Release Notes for SimpleITK v3.0.0 Alpha Release 3

This is the third Alpha Release of SimpleITK 3.0. It covers changes since v3.0.0a1 (September 2025), including v3.0.0a2.

Significant work has been done on the Python packaging and build system, with a migration to scikit-build-core. The Python Image class now supports the buffer protocol and array interface for zero-copy interoperability with NumPy and other array libraries.

Breaking Changes

  • SobelEdgeDetectionImageFilter: The default 3D Sobel operator coefficients have changed to be consistent with the 2D operator (via ITK). A UseLegacyOperatorCoefficients option has been added to restore the previous behavior.
  • Removed the private _GetMemoryViewFromImage function from Python. It is replaced by the Image class’s __array_interface__ and buffer protocol (__buffer__) support (see New Features).
  • Dropped Python 3.9 from packaged wheels.

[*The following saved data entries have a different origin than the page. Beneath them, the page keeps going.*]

__device__ __forceinline__ bool is_masked(const MaskSpec& m, int q, int key, int L) {
    const bool pad = key >= L;
    const bool causal = (m.mode == 1) & (key > q);
// ... 441 lines not shown
            f32x16 dp = mfma32z(row_frag<SS, 0>(Vt, rl), dof[0]);
            s = mfma32(row_frag<SS, 1>(Kt, rl), qf[1], s), dp = mfma32(row_frag<SS, 1>(Vt, rl), dof[1], dp);
            s = mfma32(row_frag<SS, 2>(Kt, rl), qf[2], s), dp = mfma32(row_frag<SS, 2>(Vt, rl), dof[2], dp);
            s = mfma32(row_frag<SS, 3>(Kt, rl), qf[3], s), dp = mfma32(row_frag<SS, 3>(Vt, rl), dof[3], dp);
            if (SS == 0 && more) {
                __builtin_amdgcn_sched_barrier(0);
                sk.issue((t + 1) * 64, nxt, wave), sv.issue((t + 1) * 64, nxt + TILE, wave);
            }
            mfma_settle(s), mfma_settle(dp);
            bf16x8_t kt4[4];
            tr_frags4<SS, KOFF>(trk, kt4);
            if constexpr (!PLAIN) {
                if ((mask.mode == 1 && key0 + 31 > q_wave0) || key0 < row_kmax) {
#pragma unroll
                    for (int r = 0; r < 16; ++r) s[r] = is_masked(mask, q, key0 + acc_row(r, h), L) ? -INFINITY : s[r];
                }
                if (key0 + 32 > L) {
#pragma unroll
                    for (int r = 0; r < 16; ++r) s[r] = (key0 + acc_row(r, h) >= L) ? -INFINITY : s[r];
                }
            }
            (void)exp2_affine_sum(s, scale_log2, neg_lse);
#pragma unroll
            for (int r = 0; r < 16; ++r) s[r] *= dp[r] - my_delta;
            bf16x8_t dsf[2] = {pack_half(s, 0), pack_half(s, 1)};
            lgkm_wait_tied<0>(kt4[0], kt4[1], kt4[2], kt4[3], dsf[0], dsf[1]);
            dq[0] = mfma32(kt4[0], dsf[0], dq[0]);
            dq[1] = mfma32(kt4[1], dsf[0], dq[1]);
            dq[0] = mfma32(kt4[2], dsf[1], dq[0]);
            dq[1] = mfma32(kt4[3], dsf[1], dq[1]);
        };
        sub(ic<0>{});
        if (PLAIN || t * 64 + 32 < L) sub(ic<1>{});
    };
    if (!wave_active) {
        for (int t = t_begin; t < t_end; ++t) {
            dma_publish_barrier();
            char* nxt = smem[(t + 1 - t_begin) & 1];
            if (t + 1 < t_end) sk.issue((t + 1) * 64, nxt, wave), sv.issue((t + 1) * 64, nxt + TILE, wave);
        }
        return;
    }
#pragma unroll 1
    for (int ph = 0; ph < 2; ++ph) {
        const int a = ph == 0 ? t_begin : hi, z = ph == 0 ? lo : t_end;
#pragma unroll 1
        for (int t = a; t < z; ++t) {
            dma_publish_barrier();
            if ((t - t_begin) & 1)
                tile(ic<1>{}, ic<0>{}, t);
            else
                tile(ic<0>{}, ic<0>{}, t);
        }
        if (ph == 0) {
#pragma unroll 1
            for (int t = lo; t < hi; t += 2) {
                dma_publish_barrier();
                tile(ic<0>{}, ic<1>{}, t);
                dma_publish_barrier();
                tile(ic<1>{}, ic<1>{}, t + 1);
            }
        }
    }
    mfma_settle(dq[0]), mfma_settle(dq[1]);
    if (q < L) store_row64(dqkv + ((long)b * L + q) * ldg + hd * 64, dq, scale, h);
    if (dbias) colsum_rows64<DET>(dq, scale, q < L, (DET ? dbias_slab_row(dbias, b, qt, wave, L, E) : dbias) + hd * 64, lane);
}

constexpr int DKV_BUF = 2 * TILE + 512;

template <int SS>
__device__ __forceinline__ f32x16 row_consts(const float* st, int h) {
    f32x16 a;
#pragma unroll
    for (int g4 = 0; g4 < 4; ++g4) {
        const float4 v = *reinterpret_cast<const float4*>(st + 32 * SS + 8 * g4 + 4 * h);
        a[4 * g4] = v.x, a[4 * g4 + 1] = v.y, a[4 * g4 + 2] = v.z, a[4 * g4 + 3] = v.w;
    }
    return a;
}

template <bool DET>
__global__ __launch_bounds__(256, 3) void attn_bwd_dkv_kernel(const bf16_t* __restrict__ qkv, long ld, const bf16_t* __restrict__ dO, long lddo,
                                                               const float* __restrict__ lse2, const float* __restrict__ delta, int L, int H,
                                                               int E, FastDiv nrt_d, FastDiv h_d, float scale, float scale_log2,
                                                               float inv_scale_log2, MaskSpec mask, bf16_t* __restrict__ dqkv, long ldg,
                                                               float* __restrict__ dbias) {
    __shared__ __attribute__((aligned(16))) char dsm[2][DKV_BUF];
    const int tid = threadIdx.x, lane = tid & 63, wave = __builtin_amdgcn_readfirstlane(tid >> 6), l32 = lane & 31, h = lane >> 5;
    const BlockCoords bc = block_coords(nrt_d, h_d);
    const int kt = bc.rt, hd = bc.hd, b = bc.b;
    const bf16_t* Qbase = qkv + (long)b * L * ld + hd * 64;
    const bf16_t* dObase = dO + (long)b * L * lddo + hd * 64;
    const float* lse_b = lse2 + ((long)b * H + hd) * L;
    const float* del_b = delta + ((long)b * H + hd) * L;
    const int nq_tiles = (L + 63) >> 6;
    const RowLane rl = row_lane_offs(lane);
    const TrLane trq = tr_lane_at(tr_lane_offs(lane), lds_addr(dsm[0]));
    const int key_wave0 = kt * ROWS_PER_BLOCK + wave * 32;
    const int key = key_wave0 + l32;
    const bool wave_active = key_wave0 < L;
    bf16x8_t kf[4], vf[4];
    {
        const int keyc = key < L ? key : L - 1;
        const bf16_t* Kp = qkv + ((long)b * L + keyc) * ld + E + hd * 64;
        const bf16_t* Vp = Kp + E;
#pragma unroll
        for (int s = 0; s < 4; ++s) {
            kf[s] = *reinterpret_cast<const bf16x8_t*>(Kp + 16 * s + 8 * h);
            vf[s] = *reinterpret_cast<const bf16x8_t*>(Vp + 16 * s + 8 * h);
        }
    }
    auto load_stat = [&](int t) -> float {
        if (tid >= 128) return 0.f;
        const int qq = t * 64 + (tid & 63);
        if (tid < 64) return qq < L ? -lse_b[qq] * inv_scale_log2 : -INFINITY;
        return qq < L ? -del_b[qq] : 0.f;
    };
    const int t_begin = (mask.mode == 1) ? (kt * ROWS_PER_BLOCK) >> 6 : 0, t_end = nq_tiles;

    TileStage sq, sdo;
    sq.init(Qbase, ld, L, wave, lane), sdo.init(dObase, lddo, L, wave, lane);
    sq.issue(t_begin * 64, dsm[0], wave), sdo.issue(t_begin * 64, dsm[0] + TILE, wave);
    float stat = load_stat(t_begin);
    if (tid < 128) reinterpret_cast<float*>(dsm[0] + 2 * TILE)[tid] = stat;

    f32x16 dk[2] = {zero16(), zero16()}, dv[2] = {zero16(), zero16()};
    const bool rows_hit0 = mask.mode == 2 && key_wave0 < mask.c0, rows_hit1 = mask.mode == 2 && key_wave0 < mask.c1;

    auto tile = [&](auto st_c, int t) {
        constexpr int ST = decltype(st_c)::value;
        constexpr int OFF = ST * DKV_BUF;
        const char* Qt = dsm[ST];
        const char* dOt = Qt + TILE;
        const float* st_nlse = reinterpret_cast<const float*>(Qt + 2 * TILE);
        const float* st_ndel = st_nlse + 64;
        char* nx = dsm[ST ^ 1];
        const bool more = t + 1 < t_end;
        dma_publish_barrier();
        if (!wave_active) {
            if (more) {
                sq.issue((t + 1) * 64, nx, wave), sdo.issue((t + 1) * 64, nx + TILE, wave);
                stat = load_stat(t + 1);
                if (tid < 128) reinterpret_cast<float*>(nx + 2 * TILE)[tid] = stat;
            }
            return;
        }
        auto sub = [&](auto ss_c) {
            constexpr int SS = decltype(ss_c)::value;
            const int q0 = t * 64 + 32 * SS;
            f32x16 s = row_consts<SS>(st_nlse, h), dp = row_consts<SS>(st_ndel, h);
            s = mfma32(row_frag<SS, 0>(Qt, rl), kf[0], s), dp = mfma32(row_frag<SS, 0>(dOt, rl), vf[0], dp);
            s = mfma32(row_frag<SS, 1>(Qt, rl), kf[1], s), dp = mfma32(row_frag<SS, 1>(dOt, rl), vf[1], dp);
            s = mfma32(row_frag<SS, 2>(Qt, rl), kf[2], s), dp = mfma32(row_frag<SS, 2>(dOt, rl), vf[2], dp);
            s = mfma32(row_frag<SS, 3>(Qt, rl), kf[3], s), dp = mfma32(row_frag<SS, 3>(dOt, rl), vf[3], dp);
            if (SS == 0 && more) {
                __builtin_amdgcn_sched_barrier(0);
                sq.issue((t + 1) * 64, nx, wave), sdo.issue((t + 1) * 64, nx + TILE, wave);
                stat = load_stat(t + 1);
            }
            mfma_settle(s), mfma_settle(dp);
            bf16x8_t dot4[4];
            tr_frags4<SS, OFF + TILE>(trq, dot4);
            bool nm = mask.mode == 1 && key_wave0 + 31 > q0;
            nm = nm || (rows_hit0 && mask.r0 >= q0 && mask.r0 < q0 + 32) || (rows_hit1 && mask.r1 >= q0 && mask.r1 < q0 + 32);
            if (nm) {
#pragma unroll
                for (int r = 0; r < 16; ++r) s[r] = is_masked(mask, q0 + acc_row(r, h), key, L) ? -INFINITY : s[r];
            }
#pragma unroll
            for (int r = 0; r < 16; ++r) {
                float p, ds;
                asm("v_mul_f32 %0, %2, %3\n\tv_exp_f32 %0, %0\n\ts_nop 0\n\tv_mul_f32 %1, %0, %4"
                    : "=&v"(p), "=&v"(ds)
                    : "v"(s[r]), "v"(scale_log2), "v"(dp[r]));
                s[r] = p, dp[r] = ds;
            }
            bf16x8_t pf[2] = {pack_half(s, 0), pack_half(s, 1)};
            bf16x8_t dsf[2] = {pack_half(dp, 0), pack_half(dp, 1)};
            bf16x8_t qt4[4];
            tr_frags4<SS, OFF>(trq, qt4);
            lgkm_wait_tied<8>(dot4[0], dot4[1], dot4[2], dot4[3], pf[0], pf[1]);
            dv[0] = mfma32(dot4[0], pf[0], dv[0]);
            dv[1] = mfma32(dot4[1], pf[0], dv[1]);
            dv[0] = mfma32(dot4[2], pf[1], dv[0]);
            dv[1] = mfma32(dot4[3], pf[1], dv[1]);
            lgkm_wait_tied<0>(qt4[0], qt4[1], qt4[2], qt4[3], dsf[0], dsf[1]);
            dk[0] = mfma32(qt4[0], dsf[0], dk[0]);
            dk[1] = mfma32(qt4[1], dsf[0], dk[1]);
            dk[0] = mfma32(qt4[2], dsf[1], dk[0]);
            dk[1] = mfma32(qt4[3], dsf[1], dk[1]);
        };
        sub(ic<0>{});
        if (t * 64 + 32 < L) sub(ic<1>{});
        if (more && tid < 128) reinterpret_cast<float*>(nx + 2 * TILE)[tid] = stat;
    };
    for (int t = t_begin; t < t_end; t += 2) {
        tile(ic<0>{}, t);
        if (t + 1 >= t_end) break;
        tile(ic<1>{}, t + 1);
    }
    if (!wave_active) return;
    mfma_settle(dk[0]), mfma_settle(dk[1]), mfma_settle(dv[0]), mfma_settle(dv[1]);
    const int lane_e = (int)__lane_id(), key_e = key_wave0 + (lane_e & 31), h_e = lane_e >> 5;
    if (key_e < L) {
        bf16_t* kp = dqkv + ((long)b * L + key_e) * ldg + E + hd * 64;
        store_row64(kp, dk, scale, h_e);
        store_row64(kp + E, dv, 1.0f, h_e);
    }
    if (dbias) {
        float* db = DET ? dbias_slab_row(dbias, b, kt, wave, L, E) : dbias;
        colsum_rows64<DET>(dk, scale, key_e < L, db + E + hd * 64, lane_e);
        colsum_rows64<DET>(dv, 1.0f, key_e < L, db + 2 * E + hd * 64, lane_e);
    }
}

Minimum supported Python version is now 3.10.
  • Minimum CMake version increased from 3.16.3 to 3.23.0.

New Features

  • Added Python buffer protocol (PEP 688) and __array_interface__ support to the Image class. Images can be used directly as read-only NumPy arrays without copying data, and the ImageBuffer CPython class maintains proper memory lifetime.
  • Added pixel_types module to Python with utility functions for determining pixel type categories.
  • Introduced wrapping for ContourExtractor2DImageFilter. Contour results are accessible via parameterized active measurement methods.
  • Added ContainerManageMemory method to internal PimpleImage for controlling ImportImageContainer memory ownership.
  • Added experimental support for building ITK via CMake FetchContent as an alternative to the SuperBuild ExternalProject.
  • Added manylinux_2_28 Linux wheel packages.
  • Python packaging switched from setuptools/setup.py to scikit-build-core with pyproject.toml. A top-level pyproject.toml now enables building and installing SimpleITK as a Python package directly from the source repository, eliminating the need for the separate SimpleITKPythonPackage project. SimpleITK can now be installed directly with:
    pip install .                          # from a local clone
    pip install git+https://github.com/SimpleITK/SimpleITK.git@v3.0.0a3  # from git
    
    The build automatically fetches ITK via FetchContent and compiles both ITK and SimpleITK. Build dependencies (swig, jinja2, pyyaml, etc.) are declared in pyproject.toml and installed automatically by pip.

Build System Changes

  • Migrated Python wheel building to scikit-build-core with a top-level pyproject.toml, replacing the legacy setuptools/setup.py approach.
  • SWIG 4.3.0 is now the minimum required version.
  • Google Test is now fetched via CMake FetchContent instead of being built as a SuperBuild external project.
  • Migrated to CMake FILE_SET for header management (requires CMake 3.23+).
  • Modernized CMake usage: target-based ITK linking, modern foreach(IN LISTS), CMAKE_LINKER_TYPE for gold linker, and simplified export configuration.
  • Removed support for older MSVC compiler versions.
  • Added YAML C-based loader support (pyyaml) for improved code generation performance.

Updates

  • Updated ITK to development version 6.0b2+ (commit c79274e4, main as of 2026-03-09).
  • Upgraded SuperBuild uv installer with isolated install support and PowerShell compatibility.
  • Corrected Lua wrapping template issues and enabled Lua in CI batch builds.

Bug Fixes

  • Fixed Show function creating temporary files with % characters, which caused failures on some platforms.
  • Fixed Python module file extension on Windows.
  • Fixed macOS deployment target configuration for Python distributions.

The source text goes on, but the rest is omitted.